Binder-free dip-coating of Mn2O3-Na2WO4-TiO2 catalyst onto monolithic SiC-foam towards efficient oxidative coupling of methane

Abstract

Monolithic SiC-foam-structured Mn2O3-Na2WO4-TiO2 catalysts are developed via a binder-free dip-coating method for the oxidative coupling of methane reaction. MnTiO3-assisted growth of coating from nanoparticles to nanorods proceeds spontaneously to form interpenetrating nano-structure in the presence of alkali (such as Na2WO4) during the high-temperature calcination treatment, which grants the coating strong robustness. This catalyst involves the effective and efficient coupling of advanced catalysis of Mn2O3-Na2WO4-TiO2 coating with enhanced heat/mass transfer stemmed from SiC-foam substrate.

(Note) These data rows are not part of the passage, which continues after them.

static int dev_fork_lanes(mina_ctx *c, size_t leg_states, StateJobPlan &plan) {
    const mina_verify_tuning tu = mb_tune();
    const int li = (int)(c->L - c->lanes);
    if (!(tu.dev_fork & 1u) || c->nlanes > MB_DEV_FORK_MAX || li < 0 || li >= MB_DEV_FORK_MAX) return MINA_OK;
    const int in_flight = c->pinned >= 0 ? 1 : c->nlanes;
    Lane *h = &c->lanes[MB_DEV_HELPER0 + 3 * li];
    if (!h[0].stream || !h[1].stream || !h[2].stream) {
        const uint32_t mode = c->dev_fork_made ? c->dev_fork_made : tu.dev_fork;
        c->dev_fork_made = mode;
        int ncu = 0; (void)hipDeviceGetAttribute(&ncu, hipDeviceAttributeMultiprocessorCount, c->device);
        int prio_lo = 0, prio_hi = 0; (void)hipDeviceGetStreamPriorityRange(&prio_lo, &prio_hi);
        auto make = [&](Lane &ln, bool chain, bool masked, int prio) -> int {
            if (ln.stream) return MINA_OK;
            if (masked && tu.dev_chain_cus > 0 && tu.dev_chain_cus < (uint32_t)ncu && ncu <= 256) {
                uint32_t mk[8] = {0, 0, 0, 0, 0, 0, 0, 0};
                for (uint32_t b2 = 0; b2 < (uint32_t)ncu; ++b2) if ((b2 < tu.dev_chain_cus) == chain) mk[b2 >> 5] |= 1u << (b2 & 31);
                if (hipExtStreamCreateWithCUMask(&ln.stream, 8, mk) == hipSuccess) return MINA_OK;
                (void)hipGetLastError(); ln.stream = nullptr;
            }
            if (prio_lo != prio_hi && (mode & 4u)) HIPC(hipStreamCreateWithPriority(&ln.stream, hipStreamNonBlocking, prio));
            else HIPC(hipStreamCreateWithFlags(&ln.stream, hipStreamNonBlocking));
            return MINA_OK;
        };
        int rc;
        if ((rc = make(h[0], true, (mode & 2u) != 0, prio_hi)) || (rc = make(h[1], true, false, (prio_lo + prio_hi) / 2)) || (rc = make(h[2], false, (mode & 2u) != 0, prio_lo))) return rc;
    }
    plan.wrap = &h[0]; plan.acc = tu.dev_acc_lane ? &h[2] : &h[1]; plan.states = &h[2];
    plan.acc_first = tu.dev_acc_lane == 2;
    uint32_t piece = tu.dev_piece_waves;
    if (piece == 0 && in_flight >= 2) piece = (hash_one_lane(c, leg_states) ? 12288u : 6144u) / (uint32_t)in_flight;
    if (piece == 0xffffffffu) piece = 0;
    plan.hash.piece_waves = piece;
    uint32_t lds_kb = tu.dev_hash_lds_kb;
    if (lds_kb == 0 && in_flight == 1) lds_kb = 41;
    if (lds_kb == 0xffffffffu || lds_kb > 160) lds_kb = 0;
    plan.hash.lds_bytes = lds_kb * 1024u;
    return MINA_OK;
}

extern "C" int mina_state_job_batch_dev(mina_ctx *c, const mina_state_jobs *jobs, void *d_verdicts, void *d_flags) {
    int rc = check_jobs(c, jobs);
    if (rc) return rc;
    if (!d_verdicts) return fail(MINA_ERR_ARG, "null argument");
    if (!c->have_state_salts && jobs->with_states) return fail(MINA_ERR_STATE, "call mina_state_jobs_prepare first");
    HIPC(hipSetDevice(c->device));
    c->next_lane();
    StateJobPlan plan;
    if ((rc = dev_fork_lanes(c, jobs->with_states ? jobs->batch * MINA_STATES_PER_PROOF : 0, plan))) return rc;
    return mb_state_jobs_on_lane(c, jobs, (uint32_t *)d_verdicts, (uint32_t *)d_flags, plan);
}

extern "C" int mina_state_job_fold_dev(mina_ctx *c, const mina_state_jobs *jobs, void *d_verdicts, void *d_flags, void *d_ipa_scalars, void *d_ipa_point,
                                       void *d_acc_scalars, void *d_acc_point) {
    int rc = check_jobs(c, jobs);
    if (rc) return rc;
    if (!d_verdicts || !d_ipa_scalars || !d_ipa_point || !d_acc_scalars || !d_acc_point) return fail(MINA_ERR_ARG, "null argument");
    if (jobs->batch < 2 || !jobs->with_ipa || !jobs->with_accumulator || !jobs->acc_rho) return fail(MINA_ERR_ARG, "the exchange variant needs >= 2 proofs and both folded legs");
    if (!c->have_state_salts && jobs->with_states) return fail(MINA_ERR_STATE, "call mina_state_jobs_prepare first");
    HIPC(hipSetDevice(c->device));
    c->next_lane();
    const FoldExport fe{(uint32_t *)d_ipa_scalars, (uint32_t *)d_ipa_point, (uint32_t *)d_acc_scalars, (uint32_t *)d_acc_point};
    StateJobPlan plan; plan.fold_export = &fe;
    if ((rc = dev_fork_lanes(c, jobs->with_states ? jobs->batch * MINA_STATES_PER_PROOF : 0, plan))) return rc;
    return mb_state_jobs_on_lane(c, jobs, (uint32_t *)d_verdicts, (uint32_t *)d_flags, plan);
}

namespace {
struct Section { const void **slot; size_t bytes; };
}
static int state_job_each(mina_ctx *c, Lane &L, const mina_state_jobs &d, uint8_t *verdicts, uint32_t *flags) {
    c->L = &L;
    const size_t B = d.batch, k = d.k, m = d.n_comms, np = d.n_evalpoints;
    int rc;
    if ((rc = L.st_verdicts.ensure(2 * B * 4 + 16))) return rc;
    uint32_t *dv = L.st_verdicts.as<uint32_t>(), *df = dv + B, *ds = df + 4;
    StateJobPlan plan; plan.d_stmt_out = ds;
    if (B <= 1024 && c->nlanes == 1 && &L == &c->lanes[0]) { plan.wrap = &c->lanes[1]; plan.acc = &c->lanes[2]; }
    if ((rc = mb_state_jobs_on_lane(c, &d, dv, df, plan))) return rc;
    std::vector<uint32_t> hv(2 * B + 4);
    if ((rc = d2h_sync(c, hv.data(), L.st_verdicts, (2 * B + 4) * 4))) return rc;
    if (flags) memcpy(flags, &hv[B], 16);
    std::vector<uint8_t> stmt_each(B); for (size_t b = 0; b < B; ++b) stmt_each[b] = hv[B + 4 + b] ? 1 : 0;
    const bool ipa_ok = hv[B] != 0, acc_ok = hv[B + 2] != 0;
    if (ipa_ok && acc_ok) { for (size_t b = 0; b < B; ++b) verdicts[b] = hv[b] ? 1 : 0; return MINA_OK; }
    std::vector<uint8_t> ipa_each(B, 1), acc_each(B, 1), chain_each(B, 1);
    {
        mina_state_jobs only = d; only.with_ipa = 0; only.with_accumulator = 0; only.npub = 0; only.kimchi = nullptr;
        if (only.with_states) {
            if ((rc = mb_state_jobs_on_lane(c, &only, dv, df))) return rc;
            if ((rc = d2h_sync(c, hv.data(), L.st_verdicts, B * 4))) return rc;
            for (size_t b = 0; b < B; ++b) chain_each[b] = hv[b] ? 1 : 0;
        }
    }
    mina_kimchi_proofs kslice{}; mina_pickles_statements sslice{};
    auto slice = [&](const mina_state_jobs &src, size_t lo, size_t cnt) {
        mina_state_jobs s = src; s.batch = cnt; s.with_states = 0; s.precheck = nullptr;
        auto adv = [&](const void *&p, size_t stride) { if (p) p = (const uint8_t *)p + lo * stride; };
        if (s.kimchi) {
            kslice = *s.kimchi; kslice.batch = cnt; s.kimchi = &kslice;
            adv(kslice.public_inputs, (size_t)kslice.npub * 32); adv(kslice.prev_chals, (size_t)kslice.n_prev * k * 32); adv(kslice.prev_prechallenges, (size_t)kslice.n_prev * k * 16); adv(kslice.prev_comms, (size_t)kslice.n_prev * 64);
            adv(kslice.w_comm, 15 * 64); adv(kslice.z_comm, 64); adv(kslice.t_comm, 7 * 64); adv(kslice.evals, 43 * 64); adv(kslice.ft_eval1, 32);
            if (kslice.statements) {
                const void **slots[12]; size_t strides[12];
                mb_pickles_sections(kslice.statements, slots, strides, &sslice);
                kslice.statements = &sslice;
                for (int i = 0; i < 12; ++i) adv(*slots[i], strides[i]);
            }
        }
        adv(s.public_inputs, (size_t)s.npub * 32);
        adv(s.sponge_state, 96); adv(s.sponge_pos, 8); adv(s.cip, 32); adv(s.lr, 2 * k * 64); adv(s.delta, 64); adv(s.sg, 64); adv(s.z1, 32); adv(s.z2, 32);
        adv(s.evalpoints, np * 32); adv(s.evalscale, 32); adv(s.polyscale, 32); adv(s.comms, m * 64);
        adv(s.acc_prechallenges, (size_t)s.acc_k * 16); adv(s.acc_sg, 64); adv(s.acc_rho, 32);
        return s;
    };
    const bool rows_ok = hv[B + 1] == 0 && c->ipa_rows && c->ipa_rows_batch == B && !mb_tune().search_full;
    auto search = [&](bool ipa_leg, std::vector<uint8_t> &each) -> int {
        const size_t FAN = std::min<size_t>(MB_PIPE_LANES, std::max<size_t>(2, (size_t)mb_tune().search_fan));
        static const bool timing = getenv("MINA_VERIFY_TIMING") != nullptr;
        struct Restore {
            mina_ctx *c; std::vector<size_t> made;
            ~Restore() { for (size_t i : made) if (c->lanes[i].stream) { (void)hipStreamSynchronize(c->lanes[i].stream); (void)hipStreamDestroy(c->lanes[i].stream); c->lanes[i].stream = nullptr; } c->use_lane0(); }
        } restore{c, {}};
        for (size_t i = 0; i < FAN; ++i)
            if (!c->lanes[i].stream) { HIPC(hipStreamCreateWithFlags(&c->lanes[i].stream, hipStreamNonBlocking)); restore.made.push_back(i); ++c->search_streams_made; }
        std::vector<std::pair<size_t, size_t>> failing{{0, B}};
        while (!failing.empty()) {
            std::vector<std::pair<size_t, size_t>> parts;
            for (auto [lo, cnt] : failing) {
                if (cnt == 1) { each[lo] = 0; continue; }
                const size_t np_ = std::min(FAN, cnt);
                for (size_t q = 0; q < np_; ++q) { const size_t a = lo + cnt * q / np_, e = lo + cnt * (q + 1) / np_; parts.push_back({a, e - a}); }
            }
            failing.clear();
            const auto t_round = std::chrono::steady_clock::now();
            for (size_t base = 0; base < parts.size(); base += FAN) {
                const size_t w = std::min(FAN, parts.size() - base);
                uint32_t *flags_at[MB_PIPE_LANES];
                for (size_t q = 0; q < w; ++q) {
                    const auto [lo, cnt] = parts[base + q];
                    c->L = &c->lanes[q];
                    int r = c->L->st_verdicts.ensure(2 * cnt * 4 + 16);
                    if (r) return r;
                    uint32_t *v = c->L->st_verdicts.as<uint32_t>();
                    flags_at[q] = v + cnt;
                    if (ipa_leg && rows_ok) { if ((r = mb_ipa_recheck_rows(c, lo, cnt, flags_at[q]))) return r; continue; }
                    mina_state_jobs sj = slice(d, lo, cnt);
                    if (ipa_leg) sj.with_accumulator = 0; else { sj.with_ipa = 0; sj.npub = 0; sj.kimchi = nullptr; }
                    if ((r = mb_state_jobs_on_lane(c, &sj, v, flags_at[q]))) return r;
                }
                for (size_t q = 0; q < w; ++q) {
                    uint32_t f[4];
                    HIPC(hipStreamSynchronize(c->lanes[q].stream));
                    HIPC(hipMemcpy(f, flags_at[q], 16, hipMemcpyDeviceToHost));
                    if (!(ipa_leg ? f[0] != 0 : f[2] != 0)) failing.push_back(parts[base + q]);
                }
            }
            if (timing) fprintf(stderr, "mina_state_job_batch: culprit search (%s), %zu parts -> %zu failing, %.2f ms\n", ipa_leg ? "opening" : "accumulator", parts.size(), failing.size(),
                                std::chrono::duration<double, std::milli>(std::chrono::steady_clock::now() - t_round).count());
        }
        return MINA_OK;
    };
    auto grouped = [&](bool ipa_leg, std::vector<uint8_t> &each) -> int {
        c->L = &L;
        const size_t G = c->search_groups;
        const int curve = ipa_leg ? CURVE_PALLAS : CURVE_VESTA;
        const size_t cap = mb_search_parts_cap(c, curve, ipa_leg ? d.k : d.acc_k);
        const uint32_t per = ipa_leg ? c->ipa_rows_per : 1;
        int r;
        if (!ipa_leg && (r = mb_accumulator_parts_prepare(c, CURVE_VESTA, d.acc_k, B, (const uint32_t *)d.acc_prechallenges, (const uint32_t *)d.acc_sg))) return r;
        ++c->gs_searches;
        std::vector<std::pair<size_t, size_t>> failing{{0, B}};
        while (!failing.empty()) {
            std::vector<uint32_t> lo, cnt;
            for (auto [l, n] : failing) {
                if (n == 1) { each[l] = 0; continue; }
                const size_t g = std::min(G, n);
                for (size_t q = 0; q < g; ++q) { const size_t a = l + n * q / g, e = l + n * (q + 1) / g; lo.push_back((uint32_t)a); cnt.push_back((uint32_t)(e - a)); }
            }
            failing.clear();
            const size_t nparts = lo.size();
            if (nparts == 0) break;
            ++c->gs_rounds; c->gs_parts += nparts;
            if ((r = L.gs_flags.ensure(nparts * 4)) || (r = L.host_stage.ensure(nparts * 16))) return r;
            uint32_t *fl = L.gs_flags.as<uint32_t>();
            for (size_t base = 0; base < nparts;) {
                size_t w = std::min(cap, nparts - base);
                auto longest = [&](size_t w_) { uint32_t x = 0; for (size_t q = 0; q < w_; ++q) x = std::max(x, cnt[base + q]); return x; };
                while (w > 1 && !mb_msm_segments_fit(longest(w) * per, w)) w = (w + 1) / 2;
                r = ipa_leg ? mb_ipa_recheck_rows_parts(c, w, &lo[base], &cnt[base], fl + base, base * 16)
                            : mb_accumulator_check_parts(c, CURVE_VESTA, d.acc_k, B, (const uint32_t *)d.acc_rho, w, &lo[base], &cnt[base], fl + base, base * 16);
                if (r) return r;
                base += w;
            }
            std::vector<uint32_t> f(nparts);
            if ((r = d2h_sync(c, f.data(), L.gs_flags, nparts * 4))) return r;
            for (size_t p = 0; p < nparts; ++p) if (!f[p]) failing.push_back({lo[p], cnt[p]});
        }
        return MINA_OK;
    };
    const bool in_groups = c->search_groups >= 2 && !mb_tune().search_full;
    if (!ipa_ok) { rc = (in_groups && rows_ok) ? grouped(true, ipa_each) : search(true, ipa_each); c->L = &L; if (rc) return rc; }
    if (!acc_ok) { rc = (in_groups && B > 1 && d.acc_rho) ? grouped(false, acc_each) : search(false, acc_each); c->L = &L; if (rc) return rc; }
    for (size_t b = 0; b < B; ++b) verdicts[b] = (chain_each[b] && ipa_each[b] && acc_each[b] && stmt_each[b]) ? 1 : 0;
    return MINA_OK;
}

The preferred catalyst is the one with 40 wt% coating at Mn2O3/Na2WO4/TiO2 weight ratio of 2.2%/5.1%/32.7%, giving 26% CH4 conversion and 69% C2-3 selectivity at 800 °C and 0.1 MPa for a feed gas of CH4/O2 of molar ratio of 5/1 at gas hourly space velocity of 4000 h−1. The SiC-foam-structured Mn2O3-Na2WO4-TiO2 catalyst can also be used for this reaction in the form of bead string reactor, and the highest C2-3 yield of 13% is obtained with 18% CH4 conversion and 72% C2-3 selectivity at 0.35 MPa, 20,000 h−1, CH4/O2 molar ratio of 6.5/1, and 800 °C.